### EXERCISE MATERIALS
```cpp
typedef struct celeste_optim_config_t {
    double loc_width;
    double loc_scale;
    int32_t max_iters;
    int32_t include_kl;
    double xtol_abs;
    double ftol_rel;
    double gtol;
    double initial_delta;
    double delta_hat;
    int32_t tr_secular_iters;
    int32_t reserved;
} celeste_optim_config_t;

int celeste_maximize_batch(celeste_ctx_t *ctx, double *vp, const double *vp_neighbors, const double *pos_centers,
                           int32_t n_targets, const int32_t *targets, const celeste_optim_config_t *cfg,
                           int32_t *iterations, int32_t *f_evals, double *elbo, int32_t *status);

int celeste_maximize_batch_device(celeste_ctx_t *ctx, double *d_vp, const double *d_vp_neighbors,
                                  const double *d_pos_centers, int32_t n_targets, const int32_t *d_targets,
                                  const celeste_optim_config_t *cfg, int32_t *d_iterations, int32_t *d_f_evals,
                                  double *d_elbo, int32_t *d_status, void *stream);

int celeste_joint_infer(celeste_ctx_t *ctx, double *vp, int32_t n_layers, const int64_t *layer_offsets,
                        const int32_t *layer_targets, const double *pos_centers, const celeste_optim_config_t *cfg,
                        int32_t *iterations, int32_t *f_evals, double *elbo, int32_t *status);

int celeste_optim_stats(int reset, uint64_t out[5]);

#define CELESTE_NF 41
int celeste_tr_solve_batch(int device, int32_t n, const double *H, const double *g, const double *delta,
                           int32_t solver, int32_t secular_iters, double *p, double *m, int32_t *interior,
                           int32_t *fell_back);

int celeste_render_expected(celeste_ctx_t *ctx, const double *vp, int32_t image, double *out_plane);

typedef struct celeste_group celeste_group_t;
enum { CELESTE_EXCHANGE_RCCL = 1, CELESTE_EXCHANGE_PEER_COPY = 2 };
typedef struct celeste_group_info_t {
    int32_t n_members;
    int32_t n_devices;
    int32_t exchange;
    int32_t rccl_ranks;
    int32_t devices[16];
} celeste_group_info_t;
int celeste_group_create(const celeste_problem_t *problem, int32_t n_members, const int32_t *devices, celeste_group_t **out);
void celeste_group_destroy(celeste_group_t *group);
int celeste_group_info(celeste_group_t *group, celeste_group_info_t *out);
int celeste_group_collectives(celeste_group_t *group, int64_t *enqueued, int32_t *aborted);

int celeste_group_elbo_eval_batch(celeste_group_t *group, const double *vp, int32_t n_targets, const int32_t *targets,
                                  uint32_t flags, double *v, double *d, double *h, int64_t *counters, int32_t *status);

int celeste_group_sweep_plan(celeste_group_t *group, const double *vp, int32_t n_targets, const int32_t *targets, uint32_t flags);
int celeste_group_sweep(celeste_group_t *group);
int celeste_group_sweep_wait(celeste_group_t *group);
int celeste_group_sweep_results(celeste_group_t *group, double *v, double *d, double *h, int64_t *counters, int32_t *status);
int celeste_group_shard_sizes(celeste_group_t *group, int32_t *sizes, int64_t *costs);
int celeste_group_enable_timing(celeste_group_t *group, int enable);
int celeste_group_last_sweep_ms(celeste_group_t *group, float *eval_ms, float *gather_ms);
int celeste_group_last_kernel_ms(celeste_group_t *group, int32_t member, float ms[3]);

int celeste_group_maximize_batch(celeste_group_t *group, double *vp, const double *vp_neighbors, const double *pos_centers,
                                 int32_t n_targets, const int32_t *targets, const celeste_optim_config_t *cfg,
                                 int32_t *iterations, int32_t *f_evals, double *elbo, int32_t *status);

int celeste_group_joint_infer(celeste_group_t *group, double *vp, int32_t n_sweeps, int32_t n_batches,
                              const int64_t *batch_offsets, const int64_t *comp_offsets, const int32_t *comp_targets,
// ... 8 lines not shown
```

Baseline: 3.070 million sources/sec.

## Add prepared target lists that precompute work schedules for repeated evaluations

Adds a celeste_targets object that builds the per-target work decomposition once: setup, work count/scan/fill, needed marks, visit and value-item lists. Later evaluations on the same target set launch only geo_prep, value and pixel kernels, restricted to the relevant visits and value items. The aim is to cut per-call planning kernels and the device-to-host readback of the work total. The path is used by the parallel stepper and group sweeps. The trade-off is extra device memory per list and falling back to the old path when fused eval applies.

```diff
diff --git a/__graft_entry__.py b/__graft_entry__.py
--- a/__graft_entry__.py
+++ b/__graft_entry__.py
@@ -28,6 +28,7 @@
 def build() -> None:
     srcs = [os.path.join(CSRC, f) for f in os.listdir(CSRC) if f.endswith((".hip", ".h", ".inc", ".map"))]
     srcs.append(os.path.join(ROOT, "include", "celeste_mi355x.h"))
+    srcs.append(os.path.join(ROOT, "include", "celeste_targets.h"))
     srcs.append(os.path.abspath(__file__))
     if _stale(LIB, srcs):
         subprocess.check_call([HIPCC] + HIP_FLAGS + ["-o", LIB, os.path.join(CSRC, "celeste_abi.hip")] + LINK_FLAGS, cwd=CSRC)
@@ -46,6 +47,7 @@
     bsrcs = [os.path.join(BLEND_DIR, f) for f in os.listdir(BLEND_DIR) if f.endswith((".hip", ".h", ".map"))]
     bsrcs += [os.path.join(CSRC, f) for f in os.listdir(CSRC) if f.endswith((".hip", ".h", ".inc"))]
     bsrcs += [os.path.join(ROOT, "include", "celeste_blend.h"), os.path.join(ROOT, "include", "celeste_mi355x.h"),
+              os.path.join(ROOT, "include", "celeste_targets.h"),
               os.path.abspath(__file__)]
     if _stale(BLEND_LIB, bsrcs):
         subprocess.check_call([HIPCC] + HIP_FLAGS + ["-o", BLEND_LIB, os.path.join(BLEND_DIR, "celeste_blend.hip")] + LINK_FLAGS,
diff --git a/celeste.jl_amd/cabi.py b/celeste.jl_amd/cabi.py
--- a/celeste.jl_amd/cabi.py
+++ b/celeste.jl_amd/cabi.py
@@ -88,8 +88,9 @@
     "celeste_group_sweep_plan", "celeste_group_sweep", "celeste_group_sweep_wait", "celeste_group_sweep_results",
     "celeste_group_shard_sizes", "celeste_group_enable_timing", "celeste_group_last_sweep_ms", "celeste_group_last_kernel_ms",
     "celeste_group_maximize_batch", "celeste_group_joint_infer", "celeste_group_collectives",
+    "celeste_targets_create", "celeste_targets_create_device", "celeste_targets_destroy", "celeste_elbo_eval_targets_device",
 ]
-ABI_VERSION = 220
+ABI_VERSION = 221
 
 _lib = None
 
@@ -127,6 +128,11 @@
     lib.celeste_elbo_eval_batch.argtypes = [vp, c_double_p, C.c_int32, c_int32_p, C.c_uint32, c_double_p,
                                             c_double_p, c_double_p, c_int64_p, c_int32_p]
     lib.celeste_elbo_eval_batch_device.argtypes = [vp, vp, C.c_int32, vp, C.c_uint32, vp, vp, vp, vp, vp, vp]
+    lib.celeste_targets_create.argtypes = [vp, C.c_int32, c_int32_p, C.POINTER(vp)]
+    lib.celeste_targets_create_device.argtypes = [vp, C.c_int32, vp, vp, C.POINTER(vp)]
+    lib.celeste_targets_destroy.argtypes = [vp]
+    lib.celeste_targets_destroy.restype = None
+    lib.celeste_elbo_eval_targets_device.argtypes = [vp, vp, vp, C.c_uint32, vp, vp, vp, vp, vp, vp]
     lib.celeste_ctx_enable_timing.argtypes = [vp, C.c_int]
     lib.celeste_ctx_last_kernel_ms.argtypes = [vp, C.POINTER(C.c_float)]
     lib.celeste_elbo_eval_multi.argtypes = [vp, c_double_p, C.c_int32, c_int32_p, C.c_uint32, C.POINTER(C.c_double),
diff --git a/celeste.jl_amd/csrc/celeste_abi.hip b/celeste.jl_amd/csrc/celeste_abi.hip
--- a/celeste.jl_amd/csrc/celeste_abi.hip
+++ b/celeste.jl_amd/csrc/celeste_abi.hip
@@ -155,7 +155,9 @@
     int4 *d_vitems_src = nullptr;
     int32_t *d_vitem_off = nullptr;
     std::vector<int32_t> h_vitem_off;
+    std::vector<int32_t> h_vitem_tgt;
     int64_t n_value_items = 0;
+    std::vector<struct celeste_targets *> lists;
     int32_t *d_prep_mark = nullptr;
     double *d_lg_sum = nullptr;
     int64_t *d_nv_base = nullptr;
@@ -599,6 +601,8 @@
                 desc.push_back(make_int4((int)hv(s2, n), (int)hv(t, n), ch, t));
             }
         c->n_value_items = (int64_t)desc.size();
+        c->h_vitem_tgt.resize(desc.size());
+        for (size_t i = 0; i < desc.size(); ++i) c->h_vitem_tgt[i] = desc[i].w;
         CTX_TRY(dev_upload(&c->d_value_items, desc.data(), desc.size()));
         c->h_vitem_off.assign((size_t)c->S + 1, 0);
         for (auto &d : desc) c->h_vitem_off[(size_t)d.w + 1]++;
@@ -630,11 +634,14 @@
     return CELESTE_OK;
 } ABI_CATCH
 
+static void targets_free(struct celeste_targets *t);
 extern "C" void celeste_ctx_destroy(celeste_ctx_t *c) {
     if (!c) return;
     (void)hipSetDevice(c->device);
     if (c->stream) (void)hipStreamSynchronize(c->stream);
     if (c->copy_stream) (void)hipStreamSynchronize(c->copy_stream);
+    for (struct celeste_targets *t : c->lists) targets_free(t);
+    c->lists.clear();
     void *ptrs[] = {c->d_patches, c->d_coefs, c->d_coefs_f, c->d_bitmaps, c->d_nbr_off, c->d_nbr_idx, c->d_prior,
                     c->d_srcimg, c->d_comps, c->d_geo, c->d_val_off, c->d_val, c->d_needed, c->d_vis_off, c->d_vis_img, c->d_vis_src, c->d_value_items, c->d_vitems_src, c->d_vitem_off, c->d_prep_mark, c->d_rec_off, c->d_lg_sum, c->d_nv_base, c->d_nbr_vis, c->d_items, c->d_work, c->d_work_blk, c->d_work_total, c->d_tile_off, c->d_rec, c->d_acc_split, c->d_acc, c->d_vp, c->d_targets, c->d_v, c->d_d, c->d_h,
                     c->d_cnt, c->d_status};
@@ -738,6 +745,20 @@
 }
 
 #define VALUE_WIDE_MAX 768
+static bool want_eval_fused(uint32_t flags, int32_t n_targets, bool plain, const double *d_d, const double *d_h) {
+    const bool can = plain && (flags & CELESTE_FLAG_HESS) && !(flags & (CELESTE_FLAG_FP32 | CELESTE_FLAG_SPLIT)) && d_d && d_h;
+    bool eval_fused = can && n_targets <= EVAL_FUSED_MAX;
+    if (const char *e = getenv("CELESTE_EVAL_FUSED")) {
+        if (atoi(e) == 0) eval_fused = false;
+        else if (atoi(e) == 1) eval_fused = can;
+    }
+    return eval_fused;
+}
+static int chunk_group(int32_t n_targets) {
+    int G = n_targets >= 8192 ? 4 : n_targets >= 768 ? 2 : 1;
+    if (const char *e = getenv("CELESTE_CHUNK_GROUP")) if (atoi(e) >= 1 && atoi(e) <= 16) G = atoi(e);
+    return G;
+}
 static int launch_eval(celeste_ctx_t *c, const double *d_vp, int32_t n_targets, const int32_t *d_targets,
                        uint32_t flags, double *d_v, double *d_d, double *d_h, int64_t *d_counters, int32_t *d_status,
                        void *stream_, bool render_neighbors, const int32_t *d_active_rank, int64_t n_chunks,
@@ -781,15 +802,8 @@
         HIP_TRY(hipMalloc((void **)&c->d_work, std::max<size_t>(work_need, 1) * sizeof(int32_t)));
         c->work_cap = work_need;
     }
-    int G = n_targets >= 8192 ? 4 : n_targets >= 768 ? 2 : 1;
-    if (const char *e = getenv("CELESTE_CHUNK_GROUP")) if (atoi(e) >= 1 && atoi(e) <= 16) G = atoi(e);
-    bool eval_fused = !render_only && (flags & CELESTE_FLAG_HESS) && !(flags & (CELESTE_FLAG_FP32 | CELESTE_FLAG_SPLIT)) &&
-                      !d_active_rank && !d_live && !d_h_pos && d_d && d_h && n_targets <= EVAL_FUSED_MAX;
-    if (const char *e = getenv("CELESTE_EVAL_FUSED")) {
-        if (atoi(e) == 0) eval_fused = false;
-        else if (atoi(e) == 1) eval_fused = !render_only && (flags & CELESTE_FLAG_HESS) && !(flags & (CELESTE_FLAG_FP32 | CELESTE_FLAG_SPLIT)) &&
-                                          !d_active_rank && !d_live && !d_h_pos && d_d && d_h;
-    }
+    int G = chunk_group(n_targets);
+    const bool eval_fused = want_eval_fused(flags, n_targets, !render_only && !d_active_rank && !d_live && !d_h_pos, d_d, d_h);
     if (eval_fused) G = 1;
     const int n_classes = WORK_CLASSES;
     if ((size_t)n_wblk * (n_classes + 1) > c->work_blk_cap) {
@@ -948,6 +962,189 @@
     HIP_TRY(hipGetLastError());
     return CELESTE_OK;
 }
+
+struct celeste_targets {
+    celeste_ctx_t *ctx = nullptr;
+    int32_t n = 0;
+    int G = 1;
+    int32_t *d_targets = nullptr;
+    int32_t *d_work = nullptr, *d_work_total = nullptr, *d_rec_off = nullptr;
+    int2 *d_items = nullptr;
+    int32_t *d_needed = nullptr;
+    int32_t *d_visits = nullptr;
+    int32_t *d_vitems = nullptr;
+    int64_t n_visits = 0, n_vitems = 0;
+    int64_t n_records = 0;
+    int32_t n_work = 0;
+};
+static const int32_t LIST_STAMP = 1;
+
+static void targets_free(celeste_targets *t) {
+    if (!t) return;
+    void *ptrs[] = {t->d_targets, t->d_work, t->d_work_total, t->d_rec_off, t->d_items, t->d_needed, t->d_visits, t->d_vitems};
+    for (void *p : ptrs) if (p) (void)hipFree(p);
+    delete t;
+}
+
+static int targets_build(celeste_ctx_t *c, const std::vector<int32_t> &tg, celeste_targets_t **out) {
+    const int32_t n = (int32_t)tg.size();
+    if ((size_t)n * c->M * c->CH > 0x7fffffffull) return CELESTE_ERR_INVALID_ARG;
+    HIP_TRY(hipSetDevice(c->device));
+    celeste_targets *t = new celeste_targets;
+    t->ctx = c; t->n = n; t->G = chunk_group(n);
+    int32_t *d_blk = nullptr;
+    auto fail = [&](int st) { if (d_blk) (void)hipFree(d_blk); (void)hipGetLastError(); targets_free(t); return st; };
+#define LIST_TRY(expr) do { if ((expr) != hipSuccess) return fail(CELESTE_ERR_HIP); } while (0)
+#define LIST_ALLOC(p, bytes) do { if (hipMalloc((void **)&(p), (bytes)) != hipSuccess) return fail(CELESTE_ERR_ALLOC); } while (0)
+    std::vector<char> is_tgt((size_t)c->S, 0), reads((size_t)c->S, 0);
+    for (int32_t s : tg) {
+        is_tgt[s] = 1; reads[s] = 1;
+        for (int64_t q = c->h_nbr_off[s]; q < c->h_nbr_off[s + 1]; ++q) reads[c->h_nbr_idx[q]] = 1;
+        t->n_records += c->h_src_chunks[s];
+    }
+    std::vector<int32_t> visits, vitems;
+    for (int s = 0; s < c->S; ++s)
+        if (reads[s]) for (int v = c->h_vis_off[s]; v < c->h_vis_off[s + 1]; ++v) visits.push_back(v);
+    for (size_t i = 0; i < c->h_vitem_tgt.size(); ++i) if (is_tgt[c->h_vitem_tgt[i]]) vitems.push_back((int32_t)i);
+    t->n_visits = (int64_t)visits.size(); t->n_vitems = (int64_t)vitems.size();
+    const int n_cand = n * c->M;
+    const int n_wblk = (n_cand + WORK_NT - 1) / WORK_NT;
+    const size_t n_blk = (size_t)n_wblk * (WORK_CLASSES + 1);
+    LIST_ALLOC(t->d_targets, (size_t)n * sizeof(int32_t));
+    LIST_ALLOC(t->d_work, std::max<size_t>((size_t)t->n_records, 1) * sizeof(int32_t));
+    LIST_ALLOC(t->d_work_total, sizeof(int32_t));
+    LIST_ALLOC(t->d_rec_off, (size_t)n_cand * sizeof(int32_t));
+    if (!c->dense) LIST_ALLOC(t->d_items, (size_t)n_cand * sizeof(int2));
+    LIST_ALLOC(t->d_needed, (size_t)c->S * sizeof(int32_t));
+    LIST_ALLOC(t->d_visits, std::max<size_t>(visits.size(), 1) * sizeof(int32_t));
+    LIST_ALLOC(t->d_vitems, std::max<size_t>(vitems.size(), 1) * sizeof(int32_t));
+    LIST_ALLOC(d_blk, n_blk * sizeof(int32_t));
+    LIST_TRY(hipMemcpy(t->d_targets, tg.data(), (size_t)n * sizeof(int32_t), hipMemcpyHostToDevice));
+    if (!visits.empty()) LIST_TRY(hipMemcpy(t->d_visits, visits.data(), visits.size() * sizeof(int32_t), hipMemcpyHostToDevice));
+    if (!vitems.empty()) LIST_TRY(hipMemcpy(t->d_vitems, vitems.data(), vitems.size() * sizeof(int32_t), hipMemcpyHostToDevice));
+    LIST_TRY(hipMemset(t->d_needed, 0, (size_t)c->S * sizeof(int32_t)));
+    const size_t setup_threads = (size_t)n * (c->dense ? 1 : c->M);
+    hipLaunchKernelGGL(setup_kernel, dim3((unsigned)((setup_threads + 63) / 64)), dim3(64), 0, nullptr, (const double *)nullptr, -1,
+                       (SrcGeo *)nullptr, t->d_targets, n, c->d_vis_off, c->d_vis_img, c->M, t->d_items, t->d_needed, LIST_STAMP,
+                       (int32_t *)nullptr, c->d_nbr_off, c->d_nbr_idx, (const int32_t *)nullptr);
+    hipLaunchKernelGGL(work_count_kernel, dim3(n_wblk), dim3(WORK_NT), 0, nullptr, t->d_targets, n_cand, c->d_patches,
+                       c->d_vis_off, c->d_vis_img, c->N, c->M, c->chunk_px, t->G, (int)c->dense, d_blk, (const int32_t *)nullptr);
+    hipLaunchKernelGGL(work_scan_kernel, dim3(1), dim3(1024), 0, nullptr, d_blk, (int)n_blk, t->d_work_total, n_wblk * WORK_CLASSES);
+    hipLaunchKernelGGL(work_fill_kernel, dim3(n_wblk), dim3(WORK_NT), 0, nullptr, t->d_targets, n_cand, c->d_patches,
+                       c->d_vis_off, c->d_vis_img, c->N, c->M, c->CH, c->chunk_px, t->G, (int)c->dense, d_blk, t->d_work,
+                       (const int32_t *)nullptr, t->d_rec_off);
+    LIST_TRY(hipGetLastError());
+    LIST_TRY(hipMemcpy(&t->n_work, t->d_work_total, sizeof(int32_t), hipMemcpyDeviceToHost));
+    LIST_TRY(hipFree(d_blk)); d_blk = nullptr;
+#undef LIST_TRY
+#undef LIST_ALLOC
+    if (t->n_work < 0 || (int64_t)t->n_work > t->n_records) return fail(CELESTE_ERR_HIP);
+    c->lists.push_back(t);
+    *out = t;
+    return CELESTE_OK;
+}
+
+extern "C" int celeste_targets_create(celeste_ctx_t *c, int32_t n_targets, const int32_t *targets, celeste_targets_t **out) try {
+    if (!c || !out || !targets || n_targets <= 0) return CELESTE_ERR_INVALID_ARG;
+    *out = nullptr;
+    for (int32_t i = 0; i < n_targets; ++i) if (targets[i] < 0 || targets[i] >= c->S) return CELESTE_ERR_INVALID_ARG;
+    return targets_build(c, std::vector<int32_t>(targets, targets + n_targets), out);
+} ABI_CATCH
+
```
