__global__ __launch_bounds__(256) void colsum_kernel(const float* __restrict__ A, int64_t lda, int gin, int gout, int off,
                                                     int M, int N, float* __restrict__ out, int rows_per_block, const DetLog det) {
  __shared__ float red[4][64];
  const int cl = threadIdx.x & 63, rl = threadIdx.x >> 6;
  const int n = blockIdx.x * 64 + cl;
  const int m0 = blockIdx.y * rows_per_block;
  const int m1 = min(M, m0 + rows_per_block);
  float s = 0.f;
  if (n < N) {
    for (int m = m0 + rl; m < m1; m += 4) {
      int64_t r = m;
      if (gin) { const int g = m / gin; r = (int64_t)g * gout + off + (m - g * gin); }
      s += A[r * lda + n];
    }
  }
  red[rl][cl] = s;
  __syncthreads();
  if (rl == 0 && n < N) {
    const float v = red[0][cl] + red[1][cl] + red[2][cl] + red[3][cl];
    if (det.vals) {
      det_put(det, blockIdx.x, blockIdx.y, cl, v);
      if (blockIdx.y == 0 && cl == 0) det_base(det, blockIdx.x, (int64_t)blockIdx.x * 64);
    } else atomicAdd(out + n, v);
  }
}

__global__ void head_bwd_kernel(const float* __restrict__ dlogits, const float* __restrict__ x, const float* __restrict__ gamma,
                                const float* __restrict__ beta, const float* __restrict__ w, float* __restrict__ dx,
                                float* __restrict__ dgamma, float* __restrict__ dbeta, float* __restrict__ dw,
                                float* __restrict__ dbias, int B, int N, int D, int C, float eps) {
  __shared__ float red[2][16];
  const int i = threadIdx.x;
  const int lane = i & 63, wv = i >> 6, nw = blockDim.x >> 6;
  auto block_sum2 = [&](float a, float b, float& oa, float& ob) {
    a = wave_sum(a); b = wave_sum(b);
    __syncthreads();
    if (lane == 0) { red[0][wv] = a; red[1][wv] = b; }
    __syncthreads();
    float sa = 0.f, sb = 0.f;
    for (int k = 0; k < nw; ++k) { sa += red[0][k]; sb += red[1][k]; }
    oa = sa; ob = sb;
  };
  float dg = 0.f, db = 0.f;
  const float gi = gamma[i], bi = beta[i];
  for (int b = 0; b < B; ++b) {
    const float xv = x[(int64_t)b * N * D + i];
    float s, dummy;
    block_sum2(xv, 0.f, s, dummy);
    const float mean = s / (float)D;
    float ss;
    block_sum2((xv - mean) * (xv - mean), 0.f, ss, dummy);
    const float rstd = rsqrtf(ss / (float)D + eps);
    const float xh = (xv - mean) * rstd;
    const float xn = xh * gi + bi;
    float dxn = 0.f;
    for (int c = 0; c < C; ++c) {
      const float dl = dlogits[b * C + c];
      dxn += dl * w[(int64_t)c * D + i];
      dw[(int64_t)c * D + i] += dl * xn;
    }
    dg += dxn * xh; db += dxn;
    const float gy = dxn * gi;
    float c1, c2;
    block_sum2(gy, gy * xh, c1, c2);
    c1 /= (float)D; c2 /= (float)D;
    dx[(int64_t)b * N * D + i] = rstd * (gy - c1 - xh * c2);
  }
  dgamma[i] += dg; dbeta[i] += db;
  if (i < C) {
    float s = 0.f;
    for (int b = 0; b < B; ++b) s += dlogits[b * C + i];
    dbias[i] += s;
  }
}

### YOUR TASK
Pull every line containing the word "dbias" out of the material.

### REPLY TO THE EXERCISE
                                float* __restrict__ dbias, int B, int N, int D, int C, float eps) {
    dbias[i] += s;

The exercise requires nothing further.